Both units run super quietly.  The AH runs without any vibration and noise at the return air grill nearby is very low.  Our prior unit was quite noisy what with metal ductwork and all. 
The pre-charged units and DIY line systems are killer.  What a great idea and easy to hook up.
The shipping packaging was pretty shoddy.  Double-check for damage before accepting.  Mine actually suffered a pretty good hit that was not apparent when looking at the packaging.  I had to do some repairs.
Looking at the AH control board I suspect the system may be capable of smarter operation than it is sold with (like setting the AH blower speed).
The documentation is lacking but both Mr. Cool and Ingrams (the vendor) have been fairly helpful.  I didn't need any help with the install but I did want to clarify some specs before committing to buy.


----------



## Highbeam (Aug 24, 2020)

semipro said:


> So I bought and installed one of these.  I'm fairly impressed at the performance.
> I've also ordered an Ecobee3 Lite thermostat for it (after returning a Nest BTW).
> A few observations:
> 
> ...



Great post. Great product. Just a matter of time before the inside heats water(boiler)!


----------



## hockeypuck (Aug 24, 2020)

Seasoned Oak said:


> Sams has a Mr Cool 12k kit for $699.  But their more efficient unit of the same size is $1299


I am no HVAC guru, but I would imagine the "old unit"'s shelf life for freon will be relatively short.  With that said, if you can install it yourself, that is a killer deal.   My guess is they are trying to blow out the older units before they can not feasibly sell them.  Also.. look at the heating numbers... I did not plan to use my unit for heat, but it is too easy not to.


----------



## Brian26 (Aug 25, 2020)

semipro said:


> So I bought and installed one of these.  I'm fairly impressed at the performance.
> I've also ordered an Ecobee3 Lite thermostat for it (after returning a Nest BTW).
> A few observations:
> 
> ...



It appears it operates just like a mini split. It using pressure and temperature readings to modulate the outdoor compressor/fan speed and indoor blower speed.

From the question and answer section on Ingrams website.

It monitors line temperatures and pressures and ambient temperatures to govern the compressor operation.

There was also a video of it operating in Minnesota in like -20s and they showed an electrical consumption graph. Looked exactly like my mini split.  You should connect a electrical monitor to it.
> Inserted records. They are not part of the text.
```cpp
struct smrt_dort_ctx {
// ... 6 lines not shown
    bool uploaded = false;
    int out_stride = 0;
    int nt = 256;
    size_t lds_bytes = 0;
    size_t prep_lds_bytes = 0;
    size_t finish2_lds_bytes = 0;
    size_t finish_reg_lds_bytes = 0;
    size_t prep_wide_lds_bytes = 0;
    bool prep_wide = false;
    size_t finish_strip_lds_bytes = 0, finish_strip4_lds_bytes = 0;
    bool finish_strip4 = false;
    bool finish_strip = false;
    bool finish_reg = false;
    int finish_mode = -1;
    bool finish2 = true;
    float last_ms = 0.f;
    double total_ms = 0.0;
    int64_t n_launch = 0;
    bool timing_pending = false;
    bool breakdown_on = false;
    std::vector<hipEvent_t> bd_events;
    std::vector<int> bd_kind;
    size_t bd_used = 0;
    int max_lds = 0;
    bool split = true;
    long long chunk_pairs = 0;
    int lanes = 1;
    hipStream_t lane_stream[4] = {nullptr, nullptr, nullptr, nullptr};
    hipEvent_t lane_ev[4] = {nullptr, nullptr, nullptr, nullptr};
    hipEvent_t fork_ev = nullptr;
    size_t jacobi_lds = 0;
    int diag_mode = -1;
    bool eig = false;
    size_t jacobi16_lds = 0;
    smrt::DevStage stage{};
    bool gmem_path = false;
    bool gmem_split = false;
    bool big = false;
    int jac_in_lds = 0;
    bool active = false;
    int gmem_grid = 0;
    long long ws_stride = 0;
    int nmax_rows = 0;
    void* comm = nullptr;
    int comm_world = 0, comm_rank = 0;
    DevBuf d_gather_out, d_gather_status, d_scalar;
    struct FirstOrderState* first_order = nullptr;
    struct SuccessiveOrderState* successive_order = nullptr;
    struct SuccessiveOrderActiveState* successive_order_active = nullptr;
    struct MultiFresnelState* multifresnel = nullptr;
    struct SecondOrderState* second_order = nullptr;
    struct LrmState* lrm = nullptr;
    struct SarState* sar = nullptr;
};

#ifndef SMRT_JACOBI_NT
#define SMRT_JACOBI_NT 256
#endif

namespace smrt_launch {
hipError_t prep(smrt_dort_ctx* ctx, const smrt::DevBatch& c, int nt);
hipError_t prep_wide(smrt_dort_ctx* ctx, const smrt::DevBatch& c);
hipError_t finish(smrt_dort_ctx* ctx, const smrt::DevBatch& c, int nt, bool two_slot);
void occupancy_report(smrt_dort_ctx* ctx, int nt);
hipError_t finish_reg(smrt_dort_ctx* ctx, const smrt::DevBatch& c);
hipError_t finish_strip(smrt_dort_ctx* ctx, const smrt::DevBatch& c);
// ... 26 lines not shown
```

smrt_amd/csrc/dort_dense.hpp:

```cpp
#pragma once
#include "spmd.hpp"
#include <math.h>
#include <string.h>
#include "dort_physics.hpp"

namespace smrt {

struct Tile2D { int rmask, cshift, cols_per_wave; };
SMRT_DEV Tile2D make_tile(int R) {
    Tile2D t;
    int sh = 6;
    if (R <= 32) sh = 5;
    if (R <= 16) sh = 4;
    if (R <= 8) sh = 3;
    if (R <= 4) sh = 2;
    t.rmask = (1 << sh) - 1; t.cshift = sh; t.cols_per_wave = SMRT_LANES >> sh;
    return t;
}
template <int NT, class Body>
SMRT_DEV void for_2d(int R, int C, Body body) {
    const int t = tid();
    const int lane = t & (SMRT_LANES - 1), wave = t / SMRT_LANES;
    constexpr int NW = NT / SMRT_LANES;
    const Tile2D tl = make_tile(R);
// ... 288 lines not shown
    const int lane = tid() & (SMRT_LANES - 1), lr = lane & 15, lk = lane >> 4;
    const int col = tj * 16 + lr;
#pragma unroll
    for (int reg = 0; reg < 4; ++reg) {
        const int row = ti * 16 + lk + 4 * reg;
        if (row < N && col < N) f(reg, row, col);
    }
}

template <int NT, bool PK = false>
SMRT_DEV void lt_times_l_mfma(const double* Lp, const double* Lm, double* C, int N, int LD, bool reverse_cols = false) {
    const int wave = tid() / SMRT_LANES;
    constexpr int NW = NT / SMRT_LANES;
    const int RT = (N + 15) >> 4;
    for (int tix = wave; tix < RT * RT; tix += NW) {
        const int ti = tix % RT, tj = tix / RT;
        double c[4] = {0.0, 0.0, 0.0, 0.0};
        const int kmin = 16 * (ti > tj ? ti : tj);
        const int lane = tid() & (SMRT_LANES - 1), lr = lane & 15, lk = lane >> 4;
        const int i = ti * 16 + lr, j = tj * 16 + lr;
        const int ic = i < N ? i : N - 1, jc = j < N ? j : N - 1;
        const int abase = sidx<PK>(ic, ic, LD) - ic, bbase = sidx<PK>(jc, jc, LD) - jc;
        for (int k0 = kmin; k0 < N; k0 += 4) {
            const int k = k0 + lk, kc = k < N ? k : N - 1;
            const double av = Lp[abase + (kc > ic ? kc : ic)], bv = Lm[bbase + (kc > jc ? kc : jc)];
            const bool kin = k < N;
            mfma_f64_16x16x4((kin && k >= i) ? av : 0.0, (kin && k >= j) ? bv : 0.0, c);
        }
        tile_foreach(ti, tj, N, [&](int reg, int row, int col) { C[(reverse_cols ? N - 1 - col : col) * LD + row] = c[reg]; });
    }
    block_sync();
}

template <int NT>
SMRT_DEV void l_times_m_mfma(const double* Lp, const double* Bm, double* C, int N, int LD) {
    const int wave = tid() / SMRT_LANES;
    constexpr int NW = NT / SMRT_LANES;
    constexpr int TPW = 3;
    const int RT = (N + 15) >> 4;
    const int NG = (RT + TPW - 1) / TPW;
    const int lane = tid() & (SMRT_LANES - 1), lr = lane & 15, lk = lane >> 4;
    for (int u = wave; u < RT * NG; u += NW) {
        const int ti = u % RT, tg = u / RT;
        double c[TPW][4];
#pragma unroll
        for (int q = 0; q < TPW; ++q)
#pragma unroll
            for (int reg = 0; reg < 4; ++reg) c[q][reg] = 0.0;
        const int i = ti * 16 + lr, ic = i < N ? i : N - 1;
        const int kend = (ti * 16 + 16 < N) ? ti * 16 + 16 : N;
        const int nq = (RT - tg * TPW < TPW) ? RT - tg * TPW : TPW;
        for (int k0 = 0; k0 < kend; k0 += 16) {
            double av[4], bv[TPW][4];
#pragma unroll
            for (int kk = 0; kk < 4; ++kk) {
                const int k = k0 + 4 * kk + lk, kc = k < N ? k : N - 1;
                const double x = Lp[kc * LD + ic];
                av[kk] = (i < N && k <= i && k < N) ? x : 0.0;
#pragma unroll
                for (int q = 0; q < TPW; ++q) {
                    bv[q][kk] = 0.0;
                    if (q < nq) {
                        const int j = (tg * TPW + q) * 16 + lr, jc = j < N ? j : N - 1;
                        const double y = Bm[jc * LD + kc];
                        bv[q][kk] = (j < N && k < N) ? y : 0.0;
                    }
// ... 824 lines not shown
```

smrt_amd/csrc/dort_hip.hip:

```cpp
#include <hip/hip_runtime.h>
#include <algorithm>
#include <cstddef>
#include <cstdio>
#include <cstdlib>
#include <cstring>
#include <string>
#include <vector>

#include "dort_ctx.hpp"
#include "dort_eig_kernel.hpp"
#include "dort_rayleigh_kernel.hpp"
#include "dort_jacobi_big.hpp"
#include "dort_host_common.hpp"
#include "dort_phase_kernel.hpp"
#include "dort_finish_reg.hpp"
#include "dort_finish_strip.hpp"
#include "solver_host.hpp"

using namespace smrt;

static int upload_array(smrt_dort_ctx* ctx, DevBuf& buf, const void* src, size_t bytes) {
    HIPCHK(buf.reserve(bytes));
    HIPCHK(hipMemcpyAsync(buf.p, src, bytes, hipMemcpyHostToDevice, ctx->stream));
    return 0;
}


static DevBatch chunk_of(const smrt_dort_ctx* ctx, const DevBatch& d, long long c0, long long cn) {
    DevBatch c = d;
    c.pair_begin = d.pair_begin + c0; c.pair_count = cn;
    c.out = d.out + c0 * ctx->out_stride; c.status = d.status + c0;
    c.layer_out = d.layer_out + c0 * (long long)d.Lmax * 5;
    c.stream_out = d.stream_out + c0 * (long long)(1 + d.n_max_stream);
    c.n3_out = d.n3_out + c0; c.stage_out = d.stage_out + c0 * 16;
    if (d.dispatch) c.dispatch = d.dispatch + c0;
    return c;
}

#ifndef SMRT_DORT_LANES_DEFAULT
#define SMRT_DORT_LANES_DEFAULT 1
#endif
#ifndef SMRT_FINISH_STRIP_DEFAULT
#define SMRT_FINISH_STRIP_DEFAULT 1
#endif
#ifndef SMRT_FINISH_REG_DEFAULT
#define SMRT_FINISH_REG_DEFAULT 1
#endif
static hipError_t launch_pipeline(smrt_dort_ctx* ctx, const DevBatch& d) {
    const long long items_per_pair = (long long)(ctx->active ? d.m_max + 1 : 1) * d.Lmax;
    const long long modes = ctx->active ? d.m_max + 1 : 1;
    if (getenv("SMRT_DORT_DEBUG_OCCUPANCY") && !ctx->gmem_path && !ctx->active) smrt_launch::occupancy_report(ctx, ctx->nt);
    const int rounds = (d.prune_tau > 0.0 && !d.coherent && getenv("SMRT_DORT_NO_PRUNE_ROUNDS") == nullptr) ? std::min(4, d.Lmax) : 1;
    auto prep = [&](const DevBatch& c, unsigned grid) {
        if (ctx->big) return smrt_launch::prep_gmem_big(ctx, c, grid, ctx->active, ctx->nmax_rows <= 256 ? 4 : 6);
        if (ctx->prep_wide) return smrt_launch::prep_wide(ctx, c);
        if (ctx->gmem_split) return smrt_launch::prep_gmem(ctx, c, grid, ctx->active);
        return ctx->active ? smrt_launch::active_prep(ctx, c, ctx->nt) : smrt_launch::prep(ctx, c, ctx->nt);
    };
    auto finish = [&](const DevBatch& c, unsigned grid) {
        if (ctx->big) return smrt_launch::finish_gmem_big(ctx, c, grid, ctx->active, ctx->nmax_rows <= 256 ? 4 : 6);
        if (ctx->finish_strip) return smrt_launch::finish_strip(ctx, c);
        if (ctx->gmem_split) return smrt_launch::finish_gmem(ctx, c, grid, ctx->active);
        if (ctx->finish_strip4) return smrt_launch::finish_strip4(ctx, c);
        if (ctx->finish_reg) return smrt_launch::finish_reg(ctx, c);
        return ctx->active ? smrt_launch::active_finish(ctx, c, ctx->nt) : smrt_launch::finish(ctx, c, ctx->nt, ctx->finish2);
    };
    const hipStream_t main_stream = ctx->stream;
    const DevStage stage0 = ctx->stage;
    const int lanes = (ctx->lanes > 1 && d.pair_count > ctx->chunk_pairs) ? ctx->lanes : 1;
    struct Restore { smrt_dort_ctx* c; hipStream_t s; DevStage st; ~Restore() { c->stream = s; c->stage = st; } } restore{ctx, main_stream, stage0};
    if (lanes > 1) {
        hipError_t e;
        if ((e = hipEventRecord(ctx->fork_ev, main_stream)) != hipSuccess) return e;
        for (int k = 0; k < lanes; ++k)
            if ((e = hipStreamWaitEvent(ctx->lane_stream[k], ctx->fork_ev, 0)) != hipSuccess) return e;
    }
    auto timed = [&](int kind, auto&& launch) -> hipError_t {
        if (!ctx->breakdown_on) return launch();
        for (int k = 0; k < 2; ++k)
            if (ctx->bd_used + k >= ctx->bd_events.size()) {
                hipEvent_t ev;
                hipError_t e = hipEventCreate(&ev);
                if (e != hipSuccess) return e;
                ctx->bd_events.push_back(ev);
            }
        hipError_t e = hipEventRecord(ctx->bd_events[ctx->bd_used], ctx->stream);
        if (e != hipSuccess) return e;
        e = launch();
        if (e != hipSuccess) return e;
        e = hipEventRecord(ctx->bd_events[ctx->bd_used + 1], ctx->stream);
        ctx->bd_used += 2;
        ctx->bd_kind.push_back(kind);
        return e;
    };
    if (ctx->breakdown_on) { ctx->bd_used = 0; ctx->bd_kind.clear(); }
    long long chunk_index = 0;
    for (long long c0 = 0; c0 < d.pair_count; c0 += ctx->chunk_pairs, ++chunk_index) {
        const long long cn = std::min<long long>(ctx->chunk_pairs, d.pair_count - c0);
        DevBatch c = chunk_of(ctx, d, c0, cn);
        const unsigned grid = (unsigned)(ctx->gmem_path ? std::min<long long>(cn, ctx->gmem_grid) : cn);
// ... 200 lines not shown
    ctx->eig = false;
    int big_min = 128;
    if (const char* e = getenv("SMRT_DORT_BIG_MIN_N")) big_min = std::max(64, atoi(e));
    ctx->big = ctx->gmem_path && ctx->split && plan.NMAX > big_min && getenv("SMRT_DORT_NO_BIG_PIPELINE") == nullptr &&
               (size_t)make_jacobi_big_plan(b->n_max_stream, P).total * sizeof(double) <= (size_t)ctx->max_lds;
    const bool split128 = ctx->gmem_path && ctx->split && !ctx->big && plan.NMAX <= 128 &&
        (size_t)make_jacobi_plan(b->n_max_stream, P).total * sizeof(double) <= (size_t)ctx->max_lds &&
        (size_t)make_plan(b->n_max_stream, P, b->n_layers_max, b->n_theta, nphi, 0, actd_fin, 0, 2).total * sizeof(double) <= (size_t)ctx->max_lds &&
        (size_t)make_plan(b->n_max_stream, P, b->n_layers_max, b->n_theta, nphi, 0, actd, 1).total * sizeof(double) <= (size_t)ctx->max_lds;
    if (split128) ctx->jac_in_lds = 1;
    ctx->gmem_split = ctx->big || split128;
    if (ctx->big) ctx->jac_in_lds = 0;
    if ((!ctx->gmem_path && ctx->split) || ctx->gmem_split) {
        const size_t nmodes = ctx->active ? (size_t)b->m_max + 1 : 1;
        const size_t mat = (size_t)plan.NMAX * plan.LD;
        const int linv_stride = (plan.NMAX > 64) ? 2048 : 1024;
        const size_t per_pair = nmodes * b->n_layers_max * ((2 * mat + 2 * plan.NMAX + linv_stride) * sizeof(double) + sizeof(int));
        double budget = 12.0e9;
        if (ctx->big) {
            size_t free_b = 0, total_b = 0;
            if (hipMemGetInfo(&free_b, &total_b) == hipSuccess) budget = std::max(budget, 0.6 * (double)(free_b + ctx->d_stL.cap + ctx->d_stB.cap));
        }
        const bool one_per_cu = ctx->gmem_split && !ctx->big;
        if (one_per_cu) budget = 40.0e9;
        long long chunk = (long long)(budget / (double)per_pair);
        if (chunk < 1) chunk = 1;
        if (one_per_cu && chunk >= 512) chunk -= chunk % 256;
        const long long chunk_cap = chunk;
        if (chunk > pair_count) chunk = pair_count;
        {
            int want = ctx->diag_mode < 0 ? SMRT_DIAG_SYMMETRIC : ctx->diag_mode;
            if (const char* e = getenv("SMRT_DORT_EIG")) want = atoi(e) ? SMRT_DIAG_SYMMETRIC : SMRT_DIAG_JACOBI;
            ctx->eig = !ctx->gmem_path && !ctx->active && plan.NMAX <= 64 && want == SMRT_DIAG_SYMMETRIC;
        }
        ctx->lanes = 1;
        if (!ctx->gmem_path) {
            int want = ctx->eig ? 3 : SMRT_DORT_LANES_DEFAULT;
            if (const char* e = getenv("SMRT_DORT_LANES")) want = atoi(e);
            ctx->lanes = std::max(1, std::min(4, want));
            while (ctx->lanes > 1 && pair_count < 1024LL * ctx->lanes) --ctx->lanes;
        }
        {
            long long nchunks = (pair_count + chunk - 1) / chunk;
            if (ctx->lanes > 1) nchunks = ((nchunks + ctx->lanes - 1) / ctx->lanes) * ctx->lanes;
            chunk = (pair_count + nchunks - 1) / nchunks;
            if (one_per_cu && nchunks > 1) chunk = std::min(chunk_cap, ((chunk + 255) / 256) * 256);
        }
        ctx->chunk_pairs = chunk;
        for (int k = 0; k < ctx->lanes && ctx->lanes > 1; ++k) {
            if (!ctx->lane_stream[k]) HIPCHK(hipStreamCreateWithFlags(&ctx->lane_stream[k], hipStreamNonBlocking));
            if (!ctx->lane_ev[k]) HIPCHK(hipEventCreateWithFlags(&ctx->lane_ev[k], hipEventDisableTiming));
        }
        if (ctx->lanes > 1 && !ctx->fork_ev) HIPCHK(hipEventCreateWithFlags(&ctx->fork_ev, hipEventDisableTiming));
        const size_t items = (size_t)chunk * ctx->lanes * b->n_layers_max * nmodes;
        HIPCHK(ctx->d_stL.reserve(items * mat * sizeof(double)));
        HIPCHK(ctx->d_stB.reserve(items * mat * sizeof(double)));
        HIPCHK(ctx->d_std.reserve(items * plan.NMAX * sizeof(double)));
        HIPCHK(ctx->d_sts.reserve(items * plan.NMAX * sizeof(double)));
        HIPCHK(ctx->d_stn.reserve(items * sizeof(int)));
        HIPCHK(ctx->d_sti.reserve(ctx->big ? 8 : items * linv_stride * sizeof(double)));
        ctx->stage.L = (double*)ctx->d_stL.p; ctx->stage.B = (double*)ctx->d_stB.p;
        ctx->stage.d = (double*)ctx->d_std.p; ctx->stage.sigma = (double*)ctx->d_sts.p;
        ctx->stage.n = (int*)ctx->d_stn.p; ctx->stage.Linv = ctx->big ? nullptr : (double*)ctx->d_sti.p;
        ctx->stage.linv_stride = linv_stride;
        ctx->stage.mat_stride = (long long)mat; ctx->stage.vec_stride = plan.NMAX;
        {
// ... 292 lines not shown
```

Here is one of my mini splits electrical monitoring graph for example.


----------



## CaptSpiff (Aug 25, 2020)

Brian26 said:


> Here is one of my mini splits electrical monitoring graph for example.
> 
> View attachment 262479


Can you guess what's happening there at the 0500 hrs mark?
Did you manually adjust the thermostat in the wrong way, and then quickly correct in the other direction?


----------



## Brian26 (Aug 25, 2020)

CaptSpiff said:


> Can you guess what's happening there at the 0500 hrs mark?
> Did you manually adjust the thermostat in the wrong way, and then quickly correct in the other direction?



It was in heating mode and that was a defrost cycle. The 4 way valve reverses and heats the outside coil to melt ice off it.

Here is a recent one of it in cooling mode. The 2 spikes are for oil control. At very low speed the compressor will surge briefly to push oil through the system. Notice its using less than 200 watts. At low speed it only draws around 150-180 watts which I have always found incredible as its blowing out a good volume of ice cold air.

It's a 12k Gree Sapphire with a 30.5 seer rating.


----------



## semipro (Aug 25, 2020)

Brian26 said:


> It appears it operates just like a mini split. It using pressure and temperature readings to modulate the outdoor compressor/fan speed and indoor blower speed.


I don't believe it varies the indoor blower speed based on conditions.  That's one of the smarter features I was saying was lacking. There is no communication link between inner and outer units to allow that.   The only signal wires going from the AH to outer unit are the power (red), common (bl), yellow (compressor), orange (B, reversing valve), and W1 (heat mode).  A green wire runs between the AH and thermostat to engage the fan.

I believe the mini-splits have additional communication wires/signals between inner and outer units.

I haven't yet figured out what the W1 wire actually does.


----------



## lsucet (Aug 26, 2020)

Mine is four head units and it uses too, four wires. It not only powers them, also they communicate through those four wires.
Indoor units ask depending room temperatures, humidity and other indoor conditions etc, and outdoor unit ramps up/down or goes off depending on demand asked and outdoor temperatures. Indoor units fans, change speed depending also on demand or settings. If fans are on auto mode or if the system has also an auto mode, the system picks fan speed. Also I can set the fan speed if I want.
They have 3 speed plus auto mode. There is fan Auto mode and system auto mode. On either, the fans are controlled by the system. That is how it works on my system.


----------



## Highbeam (Aug 27, 2020)

Central ducted replacement minisplits probably are designed with a fixed blower speed to maintain pressure and flow in a duct system to be sure that conditioned air is delivered to all rooms. If the blower slowed down like a wall unit then just the first room would get conditioned. 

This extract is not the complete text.